C'est là qu'on aurait bien besoin d'une critique de la raison pratique qui en montre toutes les limites, comme la raison pure a dû admettre les siennes, au lieu de prétendre à un universel sans effectivité. Il s'agit de renverser l'idéalisme du sujet, actif et libre, en matérialisme d'une action dictée par l'extérieur. Alors qu'on s'enorgueillit de toutes parts de cultiver l'idéalisme des valeurs qui nous élèvent et les vertus du volontarisme, qui nous ferait triompher de tous les obstacles sur lesquels nos prédécesseurs s'étaient cassé le nez, il nous faudrait nous résoudre au contraire à un peu plus de modestie et une rationalité limitée confrontée à des forces sociales qui nous sont hostiles et des puissances matérielles qui nous contraignent. Ce n'est pas la radicalité du devoir-être, des bonnes intentions initiales, qu'il nous faudrait renier mais les fantasmes de toute-puissance qui font disparaître la dureté du réel, sa multiplicité et la part du négatif dans une surestimation délirante de nos moyens. Ce délire de présomption si enthousiasmant promet des lendemains qui déchantent et cherchent des boucs émissaires à la trahison d'un si beau projet (on a déjà connu). Au lieu de faire assaut de radicalité, s'enivrer de mots et faire violence à un réel qui nous résiste, il n'y a pas d'autre voie que d'essayer d'identifier les leviers qui nous restent et de guider son action sur ses résultats, on peut même dire sur son peu de résultat, question qui devrait nous préoccuper plus que tout car on ne peut en rester là.
Il ne fait aucun doute que ce monde est insupportable et qu'il faudrait le changer, il n'y a absolument pas coïncidence entre la pensée et l'être mais bien plutôt disjonction entre l'être et le devoir-être. Nous sommes loin de vivre dans le meilleur des mondes qu'on puisse célébrer. Comment ne pas avoir la rage, depuis toujours, contre les conditions qui nous sont faites et l'injustice universelle ? S'y ajoute désormais l'impératif des urgences écologiques qui rendent plus incontournable encore la nécessité de changer de vie. Il faut partir de ce dualisme initial, rencontre d'une pensée immatérielle menacée matériellement par le non-être qu'elle doit surmonter. Il ne suffit pas pour autant de vouloir pour pouvoir. C'est difficile à comprendre, encore plus à admettre, tant les solutions peuvent sembler relever de l'évidence, mais la réalité première que nous devons reconnaître est bien celle de notre échec, de l'impossible sur lequel on se cogne et du peu de portée d'années de militantisme comme des débats théoriques de l'époque. C'est le préalable pour essayer au moins de trouver les voies d'une action plus efficace, que ce ne soit pas un devoir-être pour rire.

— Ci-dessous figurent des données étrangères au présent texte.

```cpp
struct BucketStreams {
  hipStream_t st[kNB] = {nullptr, nullptr, nullptr, nullptr, nullptr, nullptr};
  hipEvent_t fork = nullptr, fork0 = nullptr;
  hipEvent_t done[kNB] = {nullptr, nullptr, nullptr, nullptr, nullptr, nullptr};
  int device = -1;
  hipError_t ensure() {
    int dev = 0;
    hipError_t err = hipGetDevice(&dev);
    if (err != hipSuccess) return err;
    if (dev == device) return hipSuccess;
    device = dev;
    if ((err = hipEventCreateWithFlags(&fork, hipEventDisableTiming)) != hipSuccess) return err;
    if ((err = hipEventCreateWithFlags(&fork0, hipEventDisableTiming)) != hipSuccess) return err;
    for (int b = 0; b < kNB; b++) {
      if ((err = hipStreamCreateWithFlags(&st[b], hipStreamNonBlocking)) != hipSuccess) return err;
      if ((err = hipEventCreateWithFlags(&done[b], hipEventDisableTiming)) != hipSuccess) return err;
    }
    return hipSuccess;
  }
};
thread_local BucketStreams g_bs;

int g_launch_mode = 2;
int concurrent_buckets() { return g_launch_mode; }

size_t bucket_slots(const QSchedule& q, int b, int k, bool implicit) {
  const int cfg = cfg_of_kp(padded_rank(k));
  const BucketDef d = kBuckets[cfg][b];
  if (d.wpr <= 0) return 0;
  if (d.stream && ne_supported(k)) return (size_t)(q.ne.entries + q.ne.nsplit) + (size_t)(q.mf_n > 0 ? cg_mf_loss_slots(q.mf_n) : 0);
  const int rows = q.off[b + 1] - q.off[b];
  if (b == 1 && padded_rank(k) == 128) {
    const int wide = team4_wide_first(q), split = team4_first(q);
    return (size_t)cgq_bucket_grid(wide - q.off[b], b, cfg) * d.waves + (size_t)cgq_team4_wide_grid(split - wide) * kTeam4Waves +
           (size_t)cgq_team4_grid(q.off[b + 1] - split) * kTeam4Waves;
  }
  if (b == kNB - 1 && rows > 0 && cgp_supported(k, implicit)) {
// ... 187 lines not shown
```

Measured before the change: 8.414 iterations/s.

## Gather next row's factor tiles during last CG step in 8-wave bucket

For the KP=128, 8-wave, 8-waves-per-row, capacity-16 implicit bucket, the next row's index/value slot is double-buffered in LDS. The next row's gathered X tiles and warm start are loaded inside the last CG step's quad pass, so that gather overlaps current-row compute instead of sitting at the start of the next row. It keeps x and the loss accumulator in LDS for this geometry to free registers. The cost is extra LDS, a persistent xt register array and more complex synchronisation, which may lower occupancy.

```diff
diff --git a/rsparse_amd/csrc/wrmf_cgq.hip b/rsparse_amd/csrc/wrmf_cgq.hip
--- a/rsparse_amd/csrc/wrmf_cgq.hip
+++ b/rsparse_amd/csrc/wrmf_cgq.hip
@@ -36,6 +36,11 @@
   const float d = __uint_as_float(s23[0]) + __uint_as_float(s23[1]);
   const auto t = __builtin_amdgcn_permlane32_swap(__float_as_uint(c), __float_as_uint(d), false, false);
   return __uint_as_float(t[0]) + __uint_as_float(t[1]);
+}
+template <bool FIRST, class A, class B>
+__device__ __forceinline__ auto& pick_ref(A& a, B& b) {
+  if constexpr (FIRST) return a;
+  else return b;
 }
 template <int KP, int CAPQ, int WAVES, int WPR, int STREAM, bool IMPLICIT, int DMF = 0>
 struct QSmem {
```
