# parklab/Salamander

Measured on AMD Instinct MI355X. Metric: KL-NMF update-steps/sec (96xN, k=50), higher is better.
Workload: dtype f64; 1 GPU; c2: KLNMF n_signatures=50 on synthetic Poisson counts 96x100000 per GPU (joint update_WH steps, device resident); n_features=96, n_samples_per_gpu=100000, n_samples_total=100000, n_signatures=50, parallelism=single GPU

## Files before the change

salamander_amd/csrc/salnmf_fused_kernel.h:

```cpp
#pragma once
#include "salnmf_kernels.h"

namespace salnmf {
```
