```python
HERE = os.path.dirname(os.path.abspath(__file__))
CSRC = os.path.join(HERE, "csrc")
OUT_DIR = os.path.join(HERE, "lib")
LIB = os.path.join(OUT_DIR, "libgandanet_hip.so")
SOURCES = ["api.hip", "gemm_conv.hip", "conv3x3.hip", "gemm_nt.hip", "norm.hip", "resample.hip", "pointwise.hip", "nhwc.hip", "disc_nhwc.hip", "pam.hip", "pam_bwd64.hip", "pam_wide.hip", "pam_f32.hip", "comm.hip", "histmatch.hip", "det_reduce.hip", "evalstats.hip", "gradguard.hip", "filters.hip", "spline.hip", "prepare.hip", "basins.hip", "stl.hip", "series.hip", "trend.hip", "ensverify.hip", "eof.hip", "pam_probe.hip"]
FLAGS = ["--offload-arch=gfx950", "-O3", "-fPIC", "-std=c++17", "-fno-gpu-rdc", "-Wall", "-Wno-unused-function"]


def _stale(target: str, deps) -> bool:
    if not os.path.exists(target):
        return True
    t = os.path.getmtime(target)
    return any(os.path.getmtime(d) > t for d in deps)


def build(force: bool = False, verbose: bool = True) -> str:
    hipcc = os.environ.get("HIPCC", "/opt/rocm/bin/hipcc")
    os.makedirs(OUT_DIR, exist_ok=True)
    headers = [os.path.join(CSRC, f) for f in os.listdir(CSRC) if f.endswith(".h")]
    headers.append(os.path.join(HERE, "..", "include", "gandanet.h"))
    objs, jobs = [], []
    for src in SOURCES:
        s = os.path.join(CSRC, src)
        o = os.path.join(OUT_DIR, src.replace(".hip", ".o"))
        objs.append(o)
        if force or _stale(o, [s] + headers):
            jobs.append([hipcc, *FLAGS, "-c", s, "-o", o])

    def run(cmd):
        if verbose:
            print(" ".join(cmd), flush=True)
        r = subprocess.run(cmd, capture_output=True, text=True)
        if r.returncode != 0:
            raise RuntimeError(f"hipcc failed:\n{' '.join(cmd)}\n{r.stdout}\n{r.stderr}")
        return r

    with ThreadPoolExecutor(max_workers=4) as ex:
        list(ex.map(run, jobs))
    if force or jobs or _stale(LIB, objs):
        run([hipcc, "--offload-arch=gfx950", "-shared", "-fPIC", "-o", LIB, *objs, "-ldl"])
    return LIB


if __name__ == "__main__":
    print(build(force="--force" in sys.argv))
```

### gan-danet_amd/kern.py

```python
from __future__ import annotations

import ctypes as C
import math
import os
from typing import Optional, Tuple

import torch

from . import _lib as L

Tensor = torch.Tensor


def _stream() -> int:
    return torch.cuda.current_stream().cuda_stream


def _ptr(t: Optional[Tensor]):
    return None if t is None else t.data_ptr()


def _chk(t: Tensor, name: str = "tensor", dtype=torch.float32) -> None:
    if not t.is_cuda:
        raise L.GandanetError(f"{name}: expected a GPU tensor (there is no CPU fallback in the product path)")
# ... 119 lines not shown
    _dense(w, "conv weight")
    B, Cin, Hi, Wi = x.shape
    Cout, Cin_w, k, k2 = w.shape
    if Cin_w != Cin or k != k2:
        raise L.GandanetError(f"conv2d: weight {tuple(w.shape)} does not match input {tuple(x.shape)}")
    Ho, Wo = conv_out_size(Hi, k, stride, pad), conv_out_size(Wi, k, stride, pad)
    if out is None:
        out = torch.empty(B, Cout, Ho, Wo, device=x.device, dtype=torch.float32)
    elif tuple(out.shape) != (B, Cout, Ho, Wo):
        raise L.GandanetError("conv2d: bad out shape")
    with _ConvBracket("fwd", k, stride, Cin, Cout, Ho, Wo, B):
        conv_nn(B=B, M=Cout, Ck=Cin, ks=k, stride=stride, pad=pad, transposed=False, Hi=Hi, Wi=Wi, Ho=Ho, Wo=Wo,
                a=w, a_bs=0, a_sm=Cin * k * k, a_sc=k * k, a_st=1, x=x, x_bs=xbs, y=out, y_bs=_bview(out, "conv out"),
                precision=precision, in_scale=in_scale, in_shift=in_shift, in_relu=in_relu, bias=bias, act=act,
                accumulate=accumulate)
    return out


def conv2d_dgrad(dy: Tensor, w: Tensor, in_hw: Tuple[int, int], stride: int, pad: int, precision: int, *,
                 out: Optional[Tensor] = None, accumulate: bool = False, alpha: Optional[Tensor] = None) -> Tensor:
    dbs = _bview(dy, "conv dy")
    B, Cout, Ho, Wo = dy.shape
    Cout_w, Cin, k, _ = w.shape
    Hi, Wi = in_hw
    if Cout_w != Cout:
        raise L.GandanetError("conv2d_dgrad: weight/out-channel mismatch")
    if out is None:
        out = torch.empty(B, Cin, Hi, Wi, device=dy.device, dtype=torch.float32)
    with _ConvBracket("dgrad", k, stride, Cin, Cout, Ho, Wo, B):
        conv_nn(B=B, M=Cin, Ck=Cout, ks=k, stride=stride, pad=pad, transposed=True, Hi=Ho, Wi=Wo, Ho=Hi, Wo=Wi,
                a=w, a_bs=0, a_sm=k * k, a_sc=Cin * k * k, a_st=1, x=dy, x_bs=dbs, y=out, y_bs=_bview(out, "conv dx"),
                precision=precision, accumulate=accumulate, alpha=alpha)
    return out


def gemm_nt(*, B: int, M: int, N: int, kseg: int, klen: int, a: Tensor, a_bs: int, a_ss: int, lda: int,
            bm: Tensor, b_bs: int, b_ss: int, ldb: int, c: Tensor, c_bs: int, ldc: int, precision: int,
            im2col=None, in_scale=None, in_shift=None, in_relu=False, alpha=None, bias=None,
            accumulate: bool = False, splits: int = 0) -> None:
    d = L.GemmNTDesc()
    d.B, d.M, d.N, d.kseg, d.klen = B, M, N, kseg, klen
    d.a, d.a_bs, d.a_ss, d.lda = _ptr(a), a_bs, a_ss, lda
    d.bm, d.b_bs, d.b_ss, d.ldb = _ptr(bm), b_bs, b_ss, ldb
    if im2col is not None:
        d.im2col = 1
        d.ks, d.stride, d.pad, d.Hi, d.Wi, d.Ho, d.Wo = im2col
    d.in_scale, d.in_shift, d.in_relu = _ptr(in_scale), _ptr(in_shift), int(in_relu)
    d.c, d.c_bs, d.ldc = _ptr(c), c_bs, ldc
    d.alpha, d.bias = _ptr(alpha), _ptr(bias)
    d.accumulate, d.splits, d.precision = int(accumulate), splits, precision
    L.check(lib().gd_gemm_nt_ws(C.byref(d), _stream(), *det_ws()), "gd_gemm_nt")
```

La révolte se tourne naturellement vers les théories subversives disponibles qui prétendent offrir un débouché à sa volonté de changer le monde mais elle ne fait le plus souvent ainsi que se nourrir d'illusions. Depuis la fin du communisme, car notre problème est bien l'échec du communisme partout, les aspirations révolutionnaires à l'égalité et la justice, ne trouvant plus d'autres issues, ont dérivé de plus en plus vers l'extrême-droite, de l'islamisme au nationalisme. Au niveau théorique, on a assisté aussi à l'impensable retour d'une sorte de fascisme, sous la forme adoucie du "populisme", auquel Ernesto Laclau et Chantal Mouffe ont voulu donner une dangereuse caution intellectuelle, organisant la confusion entre gauche et droite, alors que, malgré leurs dénégations, le populisme reste l'appel à un pouvoir autoritaire, volontariste, souverainiste, nationaliste et identitaire.